This project aims to ensure that a distributed system can reach consensus even under unreliable network conditions, such as message delays, message loss, or partial node failures. To achieve this, I implemented the three fundamental roles of the Paxos algorithm: Proposers, Acceptors, and Learners. These roles cooperate to maintain data consistency across the system despite node failures or network disruptions. The system is tested in an environment where nodes randomly fail and recover. Additionally, Docker Compose is used to deploy and test the system across multiple isolated containers.
During development, I encountered challenges such as handling asynchronous message delivery and ensuring convergence when nodes go offline. To address these, I implemented retry mechanisms and timeout strategies, and tested the system under various failure scenarios. These enhancements improved the system's fault tolerance and ensured stable performance under high load conditions.
Server will run on port 1099.
Running command under "src" directory:
docker-compose up --build
In Docker compose file, it is default to connect to server1.
If you want to connect to other servers, modify line 50 in docker-compose.yml
command: ["java", "client.Client", "<modify at here>"]
There are 5 Server options: Server1, Server2, Server3, Server4, Server5.

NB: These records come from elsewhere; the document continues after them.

class Engine:

    def __init__(self, dim: int, device: torch.device, mid_attn: bool = False, inp_dim: int = 4, arch: str = "NoiseDiffNet", stage_attn=None):
        if device.type != "cuda":
            raise L.HipError("noisediff_amd runs on MI355X only: got device %r (there is no CPU path)" % (device,))
        self.lib = L.load()
        self.dim, self.device, self.mid_attn, self.inp_dim = dim, device, mid_attn, inp_dim
        self.arch, self.traits = arch, arch_traits(arch)
        self.spec = list(arch_param_spec(arch, dim, inp_dim))
        if mid_attn:
            self.spec += attention_param_spec("mid_attn", 8 * dim)
        self.stage_attn = normalize_stage_attn(stage_attn)
        if self.stage_attn:
            self.spec += stage_attention_param_spec(dim, self.stage_attn)
        self.resnet_names = [p.name[:-len(".mlp.1.weight")] for p in self.spec
                             if p.name.endswith(".mlp.1.weight") and len(p.shape) == 2]
        self.tproj_off: Dict[str, int] = {}
        self._layout()
        with torch.inference_mode(False):
            self.arena = torch.empty(self.arena_floats, dtype=torch.float32, device=device)
        with torch.cuda.device(device):
            s = C.c_void_p()
            L.call("nd_stream_create", C.byref(s))
        self.stream = s
        self.plans: Dict[Tuple[int, int, int], "Plan"] = {}
        self.loaded = False
        self.used: set = set()
        self.valid: Optional[set] = None

    def __del__(self):
        s, self.stream = getattr(self, "stream", None), None
        for q in (s,):
            if q:
                try:
                    L.call("nd_stream_sync", q)
                    L.call("nd_stream_destroy", q)
                except Exception:
                    pass

    def _layout(self) -> None:
        self.slots: Dict[str, Slot] = {}
        off = 0

        def add(name, numel, kind, shape):
            nonlocal off
            self.slots[name] = Slot(off, int(numel), kind, tuple(shape))
            off += (int(numel) + _ALIGN - 1) // _ALIGN * _ALIGN

        for p in self.spec:
            kind = _classify(p.name, p.shape)
            if kind == "skip":
                continue
            if kind == "conv3":
                n = self.lib.nd_pack_conv3x3_weight_floats(p.shape[1], p.shape[0])
                add(p.name + ".wino", self.lib.nd_pack_conv3x3_wino_weight_floats(p.shape[1], p.shape[0]), "derived", p.shape)
                if WINO4 and _wino4_layer(p.shape[1], p.shape[0]):
                    add(p.name + ".wino4", self.lib.nd_pack_conv3x3_wino4_weight_floats(p.shape[1], p.shape[0]), "derived", p.shape)
            elif kind in ("pw", "pw_unshuffle"):
                n = self.lib.nd_pack_pointwise_weight_floats(p.shape[1], p.shape[0])
                if p.name in _MAP_PRODUCERS and p.shape[0] % 32 == 0:
                    add(p.name + ".blk16", n, "derived", p.shape)
                    add(p.name[:-len("weight")] + "bias.blk16", p.shape[0], "derived", (p.shape[0],))
                    if GENMAP and p.shape[1] == POS_DIM == 8 and p.shape[0] % 32 == 0:
                        add(p.name + ".gen", p.shape[0] * p.shape[1], "derived", p.shape)
                if kind == "pw" and p.name.endswith(_CHAIN_FIRST + _CHAIN_LATER):
                    first = int(p.name.endswith(_CHAIN_FIRST))
                    add(p.name + ".chain", self.lib.nd_pack_chain_weight_floats(p.shape[1], p.shape[0], first), "derived", p.shape)
                    if SPLIT_CHAIN:
                        add(p.name + ".chain_s", self.lib.nd_pack_chain_weight_split_floats(p.shape[1], p.shape[0], first), "derived", p.shape)
                if kind == "pw" and _split_layer(p.shape[1], p.shape[0]):
                    add(p.name + ".split", self.lib.nd_pack_pointwise_weight_split_floats(p.shape[1], p.shape[0]), "derived", p.shape)
            elif kind == "conv7":
                n = 196 * p.shape[0]
                if SPLIT_PW and p.name == "init_conv.weight":
                    add(p.name + ".split", self.lib.nd_pack_conv7x7_weight_split_floats(p.shape[0]), "derived", p.shape)
            else:
                n = math.prod(p.shape)
            add(p.name, n, kind, p.shape)
        j = 0
        for r in self.resnet_names:
            self.tproj_off[r] = j
            j += self.slots[r + ".mlp.1.weight"].shape[0]
        self.tproj_rows = j
        add("tproj.weight", j * 4 * self.dim, "derived", (j, 4 * self.dim))
        add("tproj.bias", j, "derived", (j,))
        add("time_freqs", self.dim // 2, "derived", (self.dim // 2,))
        self.time_table = TIME_TABLE and 4 * self.dim <= 2048 and self.lib.nd_cond_step_lds_bytes(16, self.dim) <= 160 * 1024
        if self.time_table:
            add("time_table", TIME_TABLE_ROWS * 4 * self.dim, "derived", (TIME_TABLE_ROWS, 4 * self.dim))
            if PROJ_TABLE and self.tproj_rows % 4 == 0 and TIME_TABLE_ROWS * self.tproj_rows * 4 <= (192 << 20):
                add("tproj_table", TIME_TABLE_ROWS * self.tproj_rows, "derived", (TIME_TABLE_ROWS, self.tproj_rows))
        self.arena_floats = off

    def view(self, name: str) -> torch.Tensor:
        s = self.slots[name]
        return self.arena[s.offset:s.offset + s.numel]

    def p(self, name: str) -> int:
        s = self.slots[name]
        if self.valid is not None and name not in self.valid:
            raise L.HipError(f"arena slice {name!r} was not part of this rank's weight broadcast (it carried the slices of the plans "
                             "recorded before it): record the plan before Engine.broadcast(only_used=True), or broadcast the whole arena")
        self.used.add(name)
        return self.arena.data_ptr() + 4 * s.offset

    def load_state_dict(self, sd: Dict[str, torch.Tensor]) -> None:
        st = self.stream
        self.valid = None
        keep = []
        used = set(self.used)
        with torch.cuda.device(self.device):
            for p in self.spec:
                if p.name not in self.slots:
                    continue
                t = sd[p.name].detach().to(device=self.device, dtype=torch.float32).contiguous()
                if tuple(t.shape) != tuple(p.shape):
                    raise ValueError(f"{p.name}: shape {tuple(t.shape)} != {tuple(p.shape)}")
                keep.append(t)
                kind = self.slots[p.name].kind
                if kind == "raw":
                    self.view(p.name).copy_(t.reshape(-1))
            torch.cuda.synchronize(self.device)
            for p, t in zip([q for q in self.spec if q.name in self.slots], keep):
                kind, dst = self.slots[p.name].kind, self.p(p.name)
                if kind == "conv3":
                    L.call("nd_pack_conv3x3_weight", t.data_ptr(), dst, p.shape[1], p.shape[0], st)
                    L.call("nd_pack_conv3x3_wino_weight", t.data_ptr(), self.p(p.name + ".wino"), p.shape[1], p.shape[0], st)
                    if p.name + ".wino4" in self.slots:
                        L.call("nd_pack_conv3x3_wino4_weight", t.data_ptr(), self.p(p.name + ".wino4"), p.shape[1], p.shape[0], st)
                elif kind == "pw":
                    L.call("nd_pack_pointwise_weight", t.data_ptr(), dst, p.shape[1], p.shape[0], 0, st)
                    if p.name + ".blk16" in self.slots:
                        perm = _blocked_map_rows(p.shape[0] // 2).to(self.device)
                        tp = t[perm].contiguous()
                        keep.append(tp)
                        L.call("nd_pack_pointwise_weight", tp.data_ptr(), self.p(p.name + ".blk16"), p.shape[1], p.shape[0], 0, st)
                        bname = p.name[:-len("weight")] + "bias"
                        self.view(bname + ".blk16").copy_(sd[bname].detach().to(device=self.device, dtype=torch.float32)[perm])
                    if p.name + ".gen" in self.slots:
                        self.view(p.name + ".gen").copy_(t.reshape(-1))
                    if p.name + ".chain" in self.slots:
                        L.call("nd_pack_chain_weight", t.data_ptr(), self.p(p.name + ".chain"), p.shape[1], p.shape[0],
                               int(p.name.endswith(_CHAIN_FIRST)), st)
                    if p.name + ".chain_s" in self.slots:
                        L.call("nd_pack_chain_weight_split", t.data_ptr(), self.p(p.name + ".chain_s"), p.shape[1], p.shape[0],
                               int(p.name.endswith(_CHAIN_FIRST)), st)
                    if p.name + ".split" in self.slots:
                        L.call("nd_pack_pointwise_weight_split", t.data_ptr(), self.p(p.name + ".split"), p.shape[1], p.shape[0], st)
                elif kind == "pw_unshuffle":
                    L.call("nd_pack_pointwise_weight", t.data_ptr(), dst, p.shape[1], p.shape[0], p.shape[1] // 4, st)
                elif kind == "conv7":
                    L.call("nd_pack_conv7x7_weight", t.data_ptr(), dst, p.shape[0], st)
                    if p.name + ".split" in self.slots:
                        L.call("nd_pack_conv7x7_weight_split", t.data_ptr(), self.p(p.name + ".split"), p.shape[0], st)
            L.call("nd_stream_sync", st)
            tw = torch.cat([self.view(r + ".mlp.1.weight") for r in self.resnet_names])
            tb = torch.cat([self.view(r + ".mlp.1.bias") for r in self.resnet_names])
            self.view("tproj.weight").copy_(tw)
            self.view("tproj.bias").copy_(tb)
            half = self.dim // 2
            e = math.log(10000) / (half - 1)
            self.view("time_freqs").copy_(torch.exp(torch.arange(half) * -e).to(torch.float32))
            torch.cuda.synchronize(self.device)
            self._build_time_tables()
        self.loaded, self.valid, self.used = True, None, used

    _DERIVED_TABLES = ("time_table", "tproj_table")

    def _build_time_tables(self) -> None:
        if not self.time_table:
            return
        st, used = self.stream, set(self.used)
        with torch.cuda.device(self.device):
            L.call("nd_cond_table_build_f32", self.p("time_freqs"), self.p("time_mlp.1.weight"), self.p("time_mlp.1.bias"), self.p("time_mlp.3.weight"),
                   self.p("time_mlp.3.bias"), self.p("time_table"), TIME_TABLE_ROWS, self.dim, st)
            L.call("nd_stream_sync", st)
            if "tproj_table" in self.slots:
                ts = torch.arange(TIME_TABLE_ROWS, dtype=torch.int64, device=self.device)
                torch.cuda.synchronize(self.device)
                J = self.tproj_rows
                for t0 in range(0, TIME_TABLE_ROWS, 16):
                    nb = min(16, TIME_TABLE_ROWS - t0)
                    L.call("nd_cond_step_table_f32", ts.data_ptr() + 8 * t0, self.p("time_freqs"), self.p("time_mlp.1.weight"), self.p("time_mlp.1.bias"),
                           self.p("time_mlp.3.weight"), self.p("time_mlp.3.bias"), self.p("tproj.weight"), self.p("tproj.bias"),
                           self.p("tproj_table") + 4 * t0 * J, J, nb, self.dim, J, self.p("time_table"), TIME_TABLE_ROWS, st)
                L.call("nd_stream_sync", st)
        self.used = used

    def broadcast_state_dict(self, sd: Optional[Dict[str, torch.Tensor]], src: int = 0, group=None) -> int:
        import torch.distributed as dist
        names = [p for p in self.spec if p.name in self.slots]
        total = sum(math.prod(p.shape) for p in names)
        with torch.cuda.device(self.device), torch.inference_mode(False):
            if dist.get_rank(group) == src:
                flat = torch.cat([sd[p.name].detach().reshape(-1).to(torch.float32) for p in names]).to(self.device)
                if flat.numel() != total:
                    raise ValueError("broadcast_state_dict: the state dict does not match the network's parameter spec")
            else:
                flat = torch.empty(total, dtype=torch.float32, device=self.device)
            torch.cuda.synchronize(self.device)
            dist.broadcast(flat, src=src, group=group)
            torch.cuda.synchronize(self.device)
            views, at = {}, 0
            for p in names:
                n = math.prod(p.shape)
                views[p.name] = flat[at:at + n].view(*p.shape)
                at += n
        self.load_state_dict(views)
        return total * 4

    def broadcast(self, src: int = 0, group=None, only_used: bool = False) -> int:
        import torch.distributed as dist
        with torch.cuda.device(self.device):
            torch.cuda.synchronize(self.device)
            if not only_used:
                dist.broadcast(self.arena, src=src, group=group)
                nbytes = self.arena.numel() * 4
            else:
                tables = [n for n in self._DERIVED_TABLES if n in self.used]
                if tables:
                    for dep in ("time_freqs", "time_mlp.1.weight", "time_mlp.1.bias", "time_mlp.3.weight", "time_mlp.3.bias", "tproj.weight", "tproj.bias"):
                        self.used.add(dep)
                names = sorted((n for n in self.used if n not in self._DERIVED_TABLES), key=lambda n: self.slots[n].offset)
                every = [None] * dist.get_world_size(group)
                dist.all_gather_object(every, names, group=group)
                if any(e != names for e in every):
                    raise L.HipError("Engine.broadcast(only_used=True): the ranks recorded different plans")
                ranges: List[List[int]] = []
                for n in names:
                    sl = self.slots[n]
                    lo, hi = sl.offset, sl.offset + (sl.numel + _ALIGN - 1) // _ALIGN * _ALIGN
                    if ranges and ranges[-1][1] == lo:
                        ranges[-1][1] = hi
                    else:
                        ranges.append([lo, hi])
                is_src = dist.get_rank(group) == src
                with torch.inference_mode(False):
                    stage = (torch.cat([self.arena[lo:hi] for lo, hi in ranges]) if is_src
                             else torch.empty(sum(hi - lo for lo, hi in ranges), dtype=torch.float32, device=self.device))
                dist.broadcast(stage, src=src, group=group)
                if not is_src:
                    at = 0
                    for lo, hi in ranges:
                        self.arena[lo:hi].copy_(stage[at:at + hi - lo])
                        at += hi - lo
                    self.valid = set(names) | set(tables)
                    if tables:
                        torch.cuda.synchronize(self.device)
                        self._build_time_tables()
                nbytes = stage.numel() * 4
            torch.cuda.synchronize(self.device)
        self.loaded = True
        return nbytes

    def copy_from(self, other: "Engine") -> None:
        if other.arena_floats != self.arena_floats or not other.loaded:
            raise L.HipError("Engine.copy_from: the source engine has no weights or another layout")
        other.sync()
        torch.cuda.synchronize(other.device)
        with torch.cuda.device(self.device):
            self.arena.copy_(other.arena)
            torch.cuda.synchronize(self.device)
        self.loaded, self.valid = True, other.valid

    def plan(self, B: int, H: int, W: int, debug: bool = False, tag: int = 0, allow_empty: bool = False) -> "Plan":
        if not self.loaded and not allow_empty:
            raise L.HipError("Engine has no weights: call load_state_dict() or broadcast() first")
        key = (B, H, W, debug, tag)
        if key not in self.plans:
            self.plans[key] = Plan(self, B, H, W, debug)
        return self.plans[key]

    def sync(self) -> None:
        L.call("nd_stream_sync", self.stream)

You can change <modify at here> to one of the options. Other input will get an error.
PS: The Client will send message to the server, the message may fail if more than half of the servers stopped. in my own code implementation.
After implementing the code, the second problem was how to make the server to fail and restart. I used a variable isRunning to indicate if the server is currently running. If isRunning is false, any Paxos request will be rejected.